# TASK DIRECTIONS
Report each line from the records where the string "lines" turns up.

──────── DATA FOR THE TASK

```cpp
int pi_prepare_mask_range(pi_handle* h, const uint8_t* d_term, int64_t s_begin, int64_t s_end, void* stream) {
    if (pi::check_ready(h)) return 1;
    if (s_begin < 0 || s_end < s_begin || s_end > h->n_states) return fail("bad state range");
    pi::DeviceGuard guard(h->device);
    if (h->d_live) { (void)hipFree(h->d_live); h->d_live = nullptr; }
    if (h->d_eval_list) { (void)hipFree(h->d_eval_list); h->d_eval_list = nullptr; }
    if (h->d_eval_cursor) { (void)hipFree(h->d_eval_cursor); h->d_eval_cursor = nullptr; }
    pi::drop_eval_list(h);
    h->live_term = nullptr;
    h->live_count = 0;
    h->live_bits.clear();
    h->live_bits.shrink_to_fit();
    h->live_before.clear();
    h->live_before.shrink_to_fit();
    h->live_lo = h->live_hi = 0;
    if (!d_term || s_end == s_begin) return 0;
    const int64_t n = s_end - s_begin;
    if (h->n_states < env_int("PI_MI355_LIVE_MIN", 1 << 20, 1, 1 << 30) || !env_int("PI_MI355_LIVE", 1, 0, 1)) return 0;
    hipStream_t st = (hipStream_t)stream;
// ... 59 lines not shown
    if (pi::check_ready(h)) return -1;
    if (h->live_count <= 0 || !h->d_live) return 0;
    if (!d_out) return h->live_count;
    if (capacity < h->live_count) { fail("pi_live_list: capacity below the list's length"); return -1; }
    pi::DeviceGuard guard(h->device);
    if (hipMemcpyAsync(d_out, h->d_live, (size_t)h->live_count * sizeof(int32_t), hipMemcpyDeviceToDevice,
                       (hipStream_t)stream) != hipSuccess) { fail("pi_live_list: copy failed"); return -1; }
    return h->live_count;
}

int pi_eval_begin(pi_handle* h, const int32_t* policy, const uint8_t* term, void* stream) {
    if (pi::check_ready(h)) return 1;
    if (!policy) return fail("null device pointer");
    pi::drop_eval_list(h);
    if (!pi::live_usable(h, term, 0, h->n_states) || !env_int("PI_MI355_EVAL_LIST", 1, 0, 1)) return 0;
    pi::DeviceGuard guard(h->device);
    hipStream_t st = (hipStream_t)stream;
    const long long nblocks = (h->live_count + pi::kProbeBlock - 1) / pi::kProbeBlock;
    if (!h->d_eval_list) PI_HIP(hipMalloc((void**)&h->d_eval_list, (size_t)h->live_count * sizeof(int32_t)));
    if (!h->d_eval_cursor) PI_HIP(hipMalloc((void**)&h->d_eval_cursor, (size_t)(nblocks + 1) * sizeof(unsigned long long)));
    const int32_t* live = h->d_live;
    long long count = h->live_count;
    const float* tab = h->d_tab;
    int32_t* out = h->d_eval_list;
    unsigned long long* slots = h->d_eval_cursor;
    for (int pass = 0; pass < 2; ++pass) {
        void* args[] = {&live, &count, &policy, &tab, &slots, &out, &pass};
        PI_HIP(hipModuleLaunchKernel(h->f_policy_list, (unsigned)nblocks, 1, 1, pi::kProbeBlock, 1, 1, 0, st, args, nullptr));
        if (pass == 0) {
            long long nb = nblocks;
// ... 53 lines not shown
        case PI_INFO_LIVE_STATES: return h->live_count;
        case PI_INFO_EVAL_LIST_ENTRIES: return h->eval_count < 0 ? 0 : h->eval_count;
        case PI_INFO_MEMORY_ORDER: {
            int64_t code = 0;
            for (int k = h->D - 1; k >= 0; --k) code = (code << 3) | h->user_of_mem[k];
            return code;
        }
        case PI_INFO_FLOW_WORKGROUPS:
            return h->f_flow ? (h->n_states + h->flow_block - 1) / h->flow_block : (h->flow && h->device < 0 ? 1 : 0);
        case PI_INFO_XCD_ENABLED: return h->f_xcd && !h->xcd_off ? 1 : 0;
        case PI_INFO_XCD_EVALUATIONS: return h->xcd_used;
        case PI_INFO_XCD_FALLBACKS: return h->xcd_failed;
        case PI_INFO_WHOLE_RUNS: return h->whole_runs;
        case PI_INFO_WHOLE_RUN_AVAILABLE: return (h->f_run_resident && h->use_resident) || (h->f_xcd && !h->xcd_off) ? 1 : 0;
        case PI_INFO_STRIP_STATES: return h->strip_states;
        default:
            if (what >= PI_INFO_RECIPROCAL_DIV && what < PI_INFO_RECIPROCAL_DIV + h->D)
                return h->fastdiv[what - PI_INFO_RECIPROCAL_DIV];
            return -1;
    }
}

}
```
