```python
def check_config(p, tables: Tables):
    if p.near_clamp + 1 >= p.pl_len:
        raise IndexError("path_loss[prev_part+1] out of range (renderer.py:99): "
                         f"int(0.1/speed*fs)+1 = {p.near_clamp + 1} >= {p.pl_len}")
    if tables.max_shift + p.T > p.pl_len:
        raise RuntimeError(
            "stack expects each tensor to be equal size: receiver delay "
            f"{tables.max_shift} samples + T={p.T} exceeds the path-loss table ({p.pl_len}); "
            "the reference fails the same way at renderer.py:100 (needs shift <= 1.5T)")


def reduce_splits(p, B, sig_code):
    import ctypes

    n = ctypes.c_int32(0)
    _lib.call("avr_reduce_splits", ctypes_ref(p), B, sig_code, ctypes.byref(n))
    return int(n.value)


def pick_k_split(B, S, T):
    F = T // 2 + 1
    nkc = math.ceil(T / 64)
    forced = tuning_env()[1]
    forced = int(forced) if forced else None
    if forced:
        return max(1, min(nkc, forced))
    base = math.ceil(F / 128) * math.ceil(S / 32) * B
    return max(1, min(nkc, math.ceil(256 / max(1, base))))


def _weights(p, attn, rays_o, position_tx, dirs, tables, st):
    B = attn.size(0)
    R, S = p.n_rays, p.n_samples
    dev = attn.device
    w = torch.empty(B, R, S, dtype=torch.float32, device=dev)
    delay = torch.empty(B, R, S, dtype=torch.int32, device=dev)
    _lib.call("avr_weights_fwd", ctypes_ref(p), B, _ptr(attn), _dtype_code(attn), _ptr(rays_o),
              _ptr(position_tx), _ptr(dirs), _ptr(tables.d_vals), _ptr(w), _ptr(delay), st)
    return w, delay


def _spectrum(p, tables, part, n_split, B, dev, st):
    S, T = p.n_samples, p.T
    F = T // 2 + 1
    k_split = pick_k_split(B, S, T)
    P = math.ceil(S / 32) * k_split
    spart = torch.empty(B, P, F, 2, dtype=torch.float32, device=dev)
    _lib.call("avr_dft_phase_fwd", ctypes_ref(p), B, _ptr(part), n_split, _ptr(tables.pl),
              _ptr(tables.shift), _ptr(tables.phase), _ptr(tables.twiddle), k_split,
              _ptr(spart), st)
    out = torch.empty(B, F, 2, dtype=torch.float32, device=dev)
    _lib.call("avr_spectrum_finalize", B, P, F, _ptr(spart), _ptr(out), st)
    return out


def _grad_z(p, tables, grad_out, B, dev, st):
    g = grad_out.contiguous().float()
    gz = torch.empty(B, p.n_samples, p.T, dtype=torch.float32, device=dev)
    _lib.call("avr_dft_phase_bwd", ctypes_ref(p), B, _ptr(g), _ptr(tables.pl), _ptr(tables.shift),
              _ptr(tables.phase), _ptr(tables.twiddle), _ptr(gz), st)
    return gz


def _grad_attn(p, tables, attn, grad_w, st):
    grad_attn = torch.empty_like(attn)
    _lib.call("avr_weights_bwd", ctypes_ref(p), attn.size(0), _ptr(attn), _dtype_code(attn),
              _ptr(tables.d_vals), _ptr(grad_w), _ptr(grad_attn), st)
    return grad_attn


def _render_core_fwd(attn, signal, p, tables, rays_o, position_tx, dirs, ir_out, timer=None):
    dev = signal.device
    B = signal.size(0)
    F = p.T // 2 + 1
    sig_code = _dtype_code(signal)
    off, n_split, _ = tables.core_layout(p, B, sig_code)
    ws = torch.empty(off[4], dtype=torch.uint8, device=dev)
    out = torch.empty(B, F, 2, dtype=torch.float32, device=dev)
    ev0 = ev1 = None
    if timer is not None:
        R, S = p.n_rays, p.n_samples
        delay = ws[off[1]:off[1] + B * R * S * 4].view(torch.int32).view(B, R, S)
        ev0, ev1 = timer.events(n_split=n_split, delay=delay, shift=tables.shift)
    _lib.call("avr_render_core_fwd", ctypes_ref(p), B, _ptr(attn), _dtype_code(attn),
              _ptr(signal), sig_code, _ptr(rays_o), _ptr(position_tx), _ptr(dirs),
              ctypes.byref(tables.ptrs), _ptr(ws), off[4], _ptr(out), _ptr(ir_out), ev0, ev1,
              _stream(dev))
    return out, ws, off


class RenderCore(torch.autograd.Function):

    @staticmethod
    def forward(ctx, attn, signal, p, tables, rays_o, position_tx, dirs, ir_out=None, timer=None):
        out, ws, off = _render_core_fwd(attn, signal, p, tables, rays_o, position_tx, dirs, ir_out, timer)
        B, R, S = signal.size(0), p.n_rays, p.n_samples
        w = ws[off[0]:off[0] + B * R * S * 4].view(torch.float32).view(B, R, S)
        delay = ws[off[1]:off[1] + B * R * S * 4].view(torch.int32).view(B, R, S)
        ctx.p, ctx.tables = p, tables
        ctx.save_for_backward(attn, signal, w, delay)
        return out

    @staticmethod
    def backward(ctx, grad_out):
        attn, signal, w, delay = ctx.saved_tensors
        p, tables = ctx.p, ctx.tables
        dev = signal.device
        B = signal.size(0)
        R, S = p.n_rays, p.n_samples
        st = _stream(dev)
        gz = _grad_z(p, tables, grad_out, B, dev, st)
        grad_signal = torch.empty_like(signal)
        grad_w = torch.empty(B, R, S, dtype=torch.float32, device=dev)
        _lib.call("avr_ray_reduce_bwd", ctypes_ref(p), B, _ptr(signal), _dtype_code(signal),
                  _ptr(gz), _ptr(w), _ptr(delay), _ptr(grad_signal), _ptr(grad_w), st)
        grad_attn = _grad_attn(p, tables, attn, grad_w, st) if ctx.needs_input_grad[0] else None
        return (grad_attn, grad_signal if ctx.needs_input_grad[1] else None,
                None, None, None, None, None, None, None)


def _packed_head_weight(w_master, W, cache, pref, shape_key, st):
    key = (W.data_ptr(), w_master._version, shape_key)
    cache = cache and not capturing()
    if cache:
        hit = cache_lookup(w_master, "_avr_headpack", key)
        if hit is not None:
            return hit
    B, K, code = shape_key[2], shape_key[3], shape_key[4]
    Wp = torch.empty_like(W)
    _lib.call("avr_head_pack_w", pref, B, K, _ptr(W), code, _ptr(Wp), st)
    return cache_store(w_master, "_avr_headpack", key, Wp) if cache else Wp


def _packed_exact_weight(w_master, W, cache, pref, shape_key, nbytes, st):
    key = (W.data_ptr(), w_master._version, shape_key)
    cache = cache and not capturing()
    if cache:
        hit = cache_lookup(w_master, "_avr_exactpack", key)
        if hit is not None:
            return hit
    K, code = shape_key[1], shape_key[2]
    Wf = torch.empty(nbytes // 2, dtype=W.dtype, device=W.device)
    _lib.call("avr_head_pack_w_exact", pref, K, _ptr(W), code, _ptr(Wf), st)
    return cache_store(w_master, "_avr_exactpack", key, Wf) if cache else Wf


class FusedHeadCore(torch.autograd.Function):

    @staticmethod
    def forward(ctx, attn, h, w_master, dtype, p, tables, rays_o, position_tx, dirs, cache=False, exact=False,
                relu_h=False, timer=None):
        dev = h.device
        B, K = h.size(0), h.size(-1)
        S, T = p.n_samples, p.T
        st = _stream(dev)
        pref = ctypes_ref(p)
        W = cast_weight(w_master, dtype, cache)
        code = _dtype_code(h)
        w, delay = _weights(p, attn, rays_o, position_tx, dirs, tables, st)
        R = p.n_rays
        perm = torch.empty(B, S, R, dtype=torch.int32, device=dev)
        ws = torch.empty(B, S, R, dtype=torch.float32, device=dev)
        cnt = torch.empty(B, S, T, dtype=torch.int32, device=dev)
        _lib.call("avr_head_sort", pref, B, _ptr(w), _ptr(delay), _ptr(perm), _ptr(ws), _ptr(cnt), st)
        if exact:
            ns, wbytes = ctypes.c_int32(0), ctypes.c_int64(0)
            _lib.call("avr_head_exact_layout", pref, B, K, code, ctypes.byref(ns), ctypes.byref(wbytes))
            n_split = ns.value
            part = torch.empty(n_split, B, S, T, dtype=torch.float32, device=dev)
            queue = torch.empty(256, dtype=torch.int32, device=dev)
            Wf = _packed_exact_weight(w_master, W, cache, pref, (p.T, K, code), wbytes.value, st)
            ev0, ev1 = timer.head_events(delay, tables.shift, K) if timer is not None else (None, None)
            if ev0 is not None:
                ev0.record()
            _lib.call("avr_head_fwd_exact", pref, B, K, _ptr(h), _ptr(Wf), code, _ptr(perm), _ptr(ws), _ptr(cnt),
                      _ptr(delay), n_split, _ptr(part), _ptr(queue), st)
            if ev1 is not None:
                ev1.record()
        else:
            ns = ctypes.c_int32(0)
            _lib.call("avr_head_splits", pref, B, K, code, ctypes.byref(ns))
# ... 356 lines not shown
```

────────────────

# RESULT OF THE EXERCISE
// ... 59 lines not shown
// ... 53 lines not shown
# ... 356 lines not shown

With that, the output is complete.